State how many lines in the listing below include the word "RoiBounds". Give nothing but the number.

----------

# ... 700 lines not shown
                                              C.c_int, C.c_void_p, C.c_size_t, C.c_void_p]),
    "xgpu_output_scaled_cm_check": (C.c_int, [C.POINTER(OutputFormat), C.POINTER(ScaleParams), C.POINTER(ColourTransform), C.c_int, C.c_int, C.c_int]),
    "xgpu_pic_output_device_scaled_cm": (C.c_int, [C.c_void_p, C.c_int, C.c_void_p, C.POINTER(OutputFormat), C.POINTER(ScaleParams), C.POINTER(ColourTransform),
                                                   C.c_void_p, C.c_size_t, C.c_void_p]),
    "xgpu_pic_output_device_rois_cm": (C.c_int, [C.c_void_p, C.c_int, C.c_void_p, C.POINTER(OutputFormat), C.POINTER(ScaleParams), C.POINTER(RoiParams), C.POINTER(Roi),
                                                 C.c_int, C.POINTER(ColourTransform), C.c_void_p, C.c_size_t, C.c_void_p]),
    "xgpu_output_scaled_lin_check": (C.c_int, [C.POINTER(OutputFormat), C.POINTER(ScaleParams), C.POINTER(ColourTransform), C.c_int, C.c_int, C.c_int]),
    "xgpu_output_rois_lin_check": (C.c_int, [C.POINTER(OutputFormat), C.POINTER(ScaleParams), C.POINTER(RoiParams), C.POINTER(Roi), C.c_int, C.POINTER(ColourTransform),
                                             C.c_int, C.c_int, C.c_int, C.POINTER(C.c_int)]),
    "xgpu_pic_output_device_scaled_lin": (C.c_int, [C.c_void_p, C.c_int, C.c_void_p, C.POINTER(OutputFormat), C.POINTER(ScaleParams), C.POINTER(ColourTransform),
                                                    C.c_void_p, C.c_size_t, C.c_void_p]),
    "xgpu_pic_output_device_rois_lin": (C.c_int, [C.c_void_p, C.c_int, C.c_void_p, C.POINTER(OutputFormat), C.POINTER(ScaleParams), C.POINTER(RoiParams), C.POINTER(Roi),
                                                  C.c_int, C.POINTER(ColourTransform), C.c_void_p, C.c_size_t, C.c_void_p]),
    "xgpu_resample_taps": (C.c_int, [C.c_int] * 6 + [C.POINTER(C.c_int32), C.POINTER(C.c_int32), C.POINTER(C.c_int16), C.c_int]),
    "xgpu_output_resampled_size": (C.c_size_t, [C.POINTER(OutputFormat), C.POINTER(ResampleParams), C.c_int, C.c_int, C.c_int]),
    "xgpu_output_resampled_check": (C.c_int, [C.POINTER(OutputFormat), C.POINTER(ResampleParams), C.c_int, C.c_int, C.c_int]),
    "xgpu_pic_output_device_resampled": (C.c_int, [C.c_void_p, C.c_int, C.c_void_p, C.POINTER(OutputFormat), C.POINTER(ResampleParams), C.c_void_p, C.c_size_t,
                                                   C.c_void_p]),
    "xgpu_output_rois_resampled_check": (C.c_int, [C.POINTER(OutputFormat), C.POINTER(ResampleParams), C.POINTER(RoiParams), C.POINTER(Roi), C.c_int, C.c_int, C.c_int,
                                                   C.c_int, C.POINTER(C.c_int)]),
    "xgpu_output_rois_resampled_size": (C.c_size_t, [C.POINTER(OutputFormat), C.POINTER(ResampleParams), C.POINTER(RoiParams), C.POINTER(Roi), C.c_int, C.c_int, C.c_int,
                                                     C.c_int]),
    "xgpu_pic_output_device_rois_resampled": (C.c_int, [C.c_void_p, C.c_int, C.c_void_p, C.POINTER(OutputFormat), C.POINTER(ResampleParams), C.POINTER(RoiParams),
                                                        C.POINTER(Roi), C.c_int, C.c_void_p, C.c_size_t, C.c_void_p]),
    "xgpu_roi_snap": (C.c_int, [C.c_int, C.c_void_p, C.c_int, C.c_int, C.POINTER(Roi)]),
    "xgpu_output_rois_dev_check": (C.c_int, [C.POINTER(OutputFormat), C.POINTER(ScaleParams), C.POINTER(RoiParams), C.POINTER(RoiBounds)] + [C.c_int] * 5),
    "xgpu_output_rois_dev_size": (C.c_size_t, [C.POINTER(OutputFormat), C.POINTER(ScaleParams), C.POINTER(RoiParams), C.POINTER(RoiBounds)] + [C.c_int] * 5),
    "xgpu_pic_output_device_rois_dev": (C.c_int, [C.c_void_p, C.c_int, C.c_void_p, C.POINTER(OutputFormat), C.POINTER(ScaleParams), C.POINTER(RoiParams),
                                                  C.POINTER(RoiBounds), C.c_int, C.c_void_p, C.c_int, C.c_void_p, C.c_void_p, C.c_void_p, C.c_size_t, C.c_void_p]),
    "xgpu_warp_from_matrix": (C.c_int, [C.POINTER(C.c_double), C.POINTER(WarpMap)]),
    "xgpu_warp_from_rotated_box": (C.c_int, [C.c_double] * 5 + [C.c_int, C.c_int, C.POINTER(WarpMap)]),
    "xgpu_output_warp_check": (C.c_int, [C.POINTER(OutputFormat), C.POINTER(ScaleParams), C.POINTER(WarpParams), C.POINTER(WarpMap), C.c_int, C.c_int, C.c_int, C.c_int,
                                         C.POINTER(C.c_int)]),
    "xgpu_output_warp_size": (C.c_size_t, [C.POINTER(OutputFormat), C.POINTER(ScaleParams), C.POINTER(WarpParams), C.c_int, C.c_int, C.c_int, C.c_int]),
    "xgpu_pic_output_device_warp": (C.c_int, [C.c_void_p, C.c_int, C.c_void_p, C.POINTER(OutputFormat), C.POINTER(ScaleParams), C.POINTER(WarpParams), C.c_void_p,
                                              C.c_int, C.c_int, C.c_void_p, C.c_void_p, C.c_size_t, C.c_void_p]),
    "xgpu_remap_grid_dims": (C.c_int, [C.c_int, C.c_int, C.c_int, C.POINTER(C.c_int), C.POINTER(C.c_int)]),
    "xgpu_remap_grid_size": (C.c_size_t, [C.POINTER(ScaleParams), C.POINTER(RemapParams), C.c_int]),
    "xgpu_output_remap_check": (C.c_int, [C.POINTER(OutputFormat), C.POINTER(ScaleParams), C.POINTER(RemapParams), C.c_int, C.c_int, C.c_int, C.c_int]),
    "xgpu_output_remap_size": (C.c_size_t, [C.POINTER(OutputFormat), C.POINTER(ScaleParams), C.POINTER(RemapParams), C.c_int, C.c_int, C.c_int, C.c_int]),
    "xgpu_remap_from_warp": (C.c_int, [C.POINTER(WarpMap), C.c_int, C.c_int, C.c_int, C.POINTER(C.c_int32)]),
    "xgpu_remap_from_homography": (C.c_int, [C.POINTER(C.c_double), C.c_int, C.c_int, C.c_int, C.POINTER(C.c_int32)]),
    "xgpu_remap_from_lens": (C.c_int, [C.POINTER(RemapLens), C.c_int, C.c_int, C.c_int, C.POINTER(C.c_int32)]),
    "xgpu_pic_output_device_remap": (C.c_int, [C.c_void_p, C.c_int, C.c_void_p, C.POINTER(OutputFormat), C.POINTER(ScaleParams), C.POINTER(RemapParams), C.c_void_p,
                                               C.c_size_t, C.c_int, C.c_void_p, C.c_size_t, C.c_void_p]),
    "xgpu_side_info_size": (C.c_size_t, [C.POINTER(SideFormat), C.c_int, C.c_int]),
    "xgpu_frame_side_info": (C.c_int, [C.c_void_p, C.c_int, C.POINTER(SideFormat), C.c_void_p, C.c_size_t, C.c_void_p]),
    "xgpu_resid_size": (C.c_size_t, [C.POINTER(ResidFormat), C.c_int, C.c_int]),
    "xgpu_batch_residual": (C.c_int, [C.c_void_p, C.c_void_p, C.POINTER(ResidFormat), C.c_void_p, C.c_size_t, C.c_void_p]),
    "xgpu_compare_ref_size": (C.c_size_t, [C.POINTER(CompareRef), C.c_int, C.c_int]),
    "xgpu_compare_map_size": (C.c_size_t, [C.POINTER(CompareParams), C.c_int, C.c_int]),
    "xgpu_compare_check": (C.c_int, [C.POINTER(CompareRef), C.POINTER(CompareParams), C.c_int, C.c_int, C.c_int]),
    "xgpu_pic_compare": (C.c_int, [C.c_void_p, C.c_int, C.POINTER(CompareRef), C.POINTER(CompareParams), C.c_void_p, C.c_void_p, C.c_size_t, C.c_void_p]),
    "xgpu_stats_hist_size": (C.c_size_t, [C.POINTER(StatsParams), C.c_int]),
    "xgpu_stats_check": (C.c_int, [C.POINTER(StatsParams), C.c_int, C.c_int, C.c_int]),
    "xgpu_stats_lin": (C.c_int, [C.c_int, C.c_int, C.POINTER(C.c_float)]),
    "xgpu_pic_stats": (C.c_int, [C.c_void_p, C.c_int, C.POINTER(StatsParams), C.c_void_p, C.c_void_p, C.c_size_t, C.c_void_p]),
    "xgpu_host_alloc": (C.c_int, [C.c_void_p, C.c_size_t, C.POINTER(C.c_void_p)]),
    "xgpu_host_free": (None, [C.c_void_p, C.c_void_p]),
    "xgpu_batch_wait_upload": (C.c_int, [C.c_void_p, C.c_void_p]),
    "xgpu_set_builder_threads": (C.c_int, [C.c_void_p, C.c_int]),
    "xgpu_batch_prepare": (C.c_int, [C.c_void_p, C.c_void_p]),
    "xgpu_batch_info": (C.c_int, [C.c_void_p, C.c_void_p, C.POINTER(C.c_int)]),
    "xgpu_batch_dmvr_mvs": (C.c_int, [C.c_void_p, C.c_void_p, C.c_void_p, C.c_int]),
    "xgpu_pic_download_padded": (C.c_int, [C.c_void_p, C.c_int, C.c_void_p, C.c_void_p, C.c_void_p]),
    "xgpu_pic_upload_padded": (C.c_int, [C.c_void_p, C.c_int, C.c_void_p, C.c_void_p, C.c_void_p]),
    "xgpu_frame_begin": (C.c_int, [C.c_void_p, C.POINTER(FrameParams)]),
    "xgpu_batch_create": (C.c_int, [C.c_void_p, C.POINTER(CuBatch), C.POINTER(C.c_void_p)]),
    "xgpu_batch_destroy": (None, [C.c_void_p, C.c_void_p]),
    "xgpu_batch_recon": (C.c_int, [C.c_void_p, C.c_void_p]),
    "xgpu_batch_recon_ahead": (C.c_int, [C.c_void_p, C.c_void_p, C.c_void_p]),
    "xgpu_deblock": (C.c_int, [C.c_void_p]),
    "xgpu_alf": (C.c_int, [C.c_void_p, C.POINTER(AlfParams)]),
    "xgpu_pad": (C.c_int, [C.c_void_p]),
    "xgpu_frame_end": (C.c_int, [C.c_void_p]),
    "xgpu_timing_enable": (C.c_int, [C.c_void_p, C.c_int]),
    "xgpu_timing_reset": (C.c_int, [C.c_void_p]),
    "xgpu_timing_get": (C.c_int, [C.c_void_p, C.POINTER(C.c_double), C.POINTER(C.c_longlong)]),
    "xgpu_measure_copy_bw": (C.c_int, [C.c_void_p, C.c_size_t, C.c_int, C.POINTER(C.c_double)]),
    "xgpu_test_mc_l": (C.c_int, [C.c_void_p, C.c_void_p] + [C.c_int] * 8 + [C.c_void_p] + [C.c_int] * 3),
    "xgpu_test_mc_c": (C.c_int, [C.c_void_p, C.c_void_p] + [C.c_int] * 8 + [C.c_void_p] + [C.c_int] * 3),
    "xgpu_test_batch_resid": (C.c_int, [C.c_void_p, C.c_void_p, C.c_void_p]),
    "xgpu_test_build_batch": (C.c_int, [C.c_void_p, C.c_void_p, C.c_int, C.POINTER(C.c_uint64), C.POINTER(C.c_int), C.POINTER(C.c_double)]),
    "xgpu_test_recon": (C.c_int, [C.c_void_p, C.c_void_p, C.c_void_p] + [C.c_int] * 4 + [C.c_void_p, C.c_int]),
    "xgpu_test_dbk": (C.c_int, [C.c_void_p, C.c_void_p] + [C.c_int] * 7),
    "xgpu_test_dbk_chroma": (C.c_int, [C.c_void_p, C.c_void_p, C.c_void_p] + [C.c_int] * 8),
    "xgpu_test_itdq": (C.c_int, [C.c_void_p, C.c_void_p, C.c_int, C.c_int, C.c_int, C.c_void_p, C.c_int]),
    "xgpu_test_itdq_ex": (C.c_int, [C.c_void_p, C.c_void_p, C.c_int, C.c_int, C.c_int, C.c_void_p, C.c_int, C.c_int, C.c_int, C.c_int]),
    "xgpu_test_itdq_pairs": (C.c_int, [C.c_void_p, C.c_void_p, C.c_int, C.c_int, C.c_int, C.c_void_p, C.c_int, C.c_int, C.c_int, C.c_int]),
    "xgpu_test_itdq_pairs_mixed": (C.c_int, [C.c_void_p, C.c_void_p, C.c_int, C.c_void_p, C.c_void_p, C.c_int]),
    "xgpu_test_scale_taps_device": (C.c_int, [C.c_void_p] + [C.c_int] * 5 + [C.POINTER(C.c_int32), C.POINTER(C.c_int32), C.POINTER(C.c_int16), C.c_int]),
}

----------

* [Result of the exercise]
3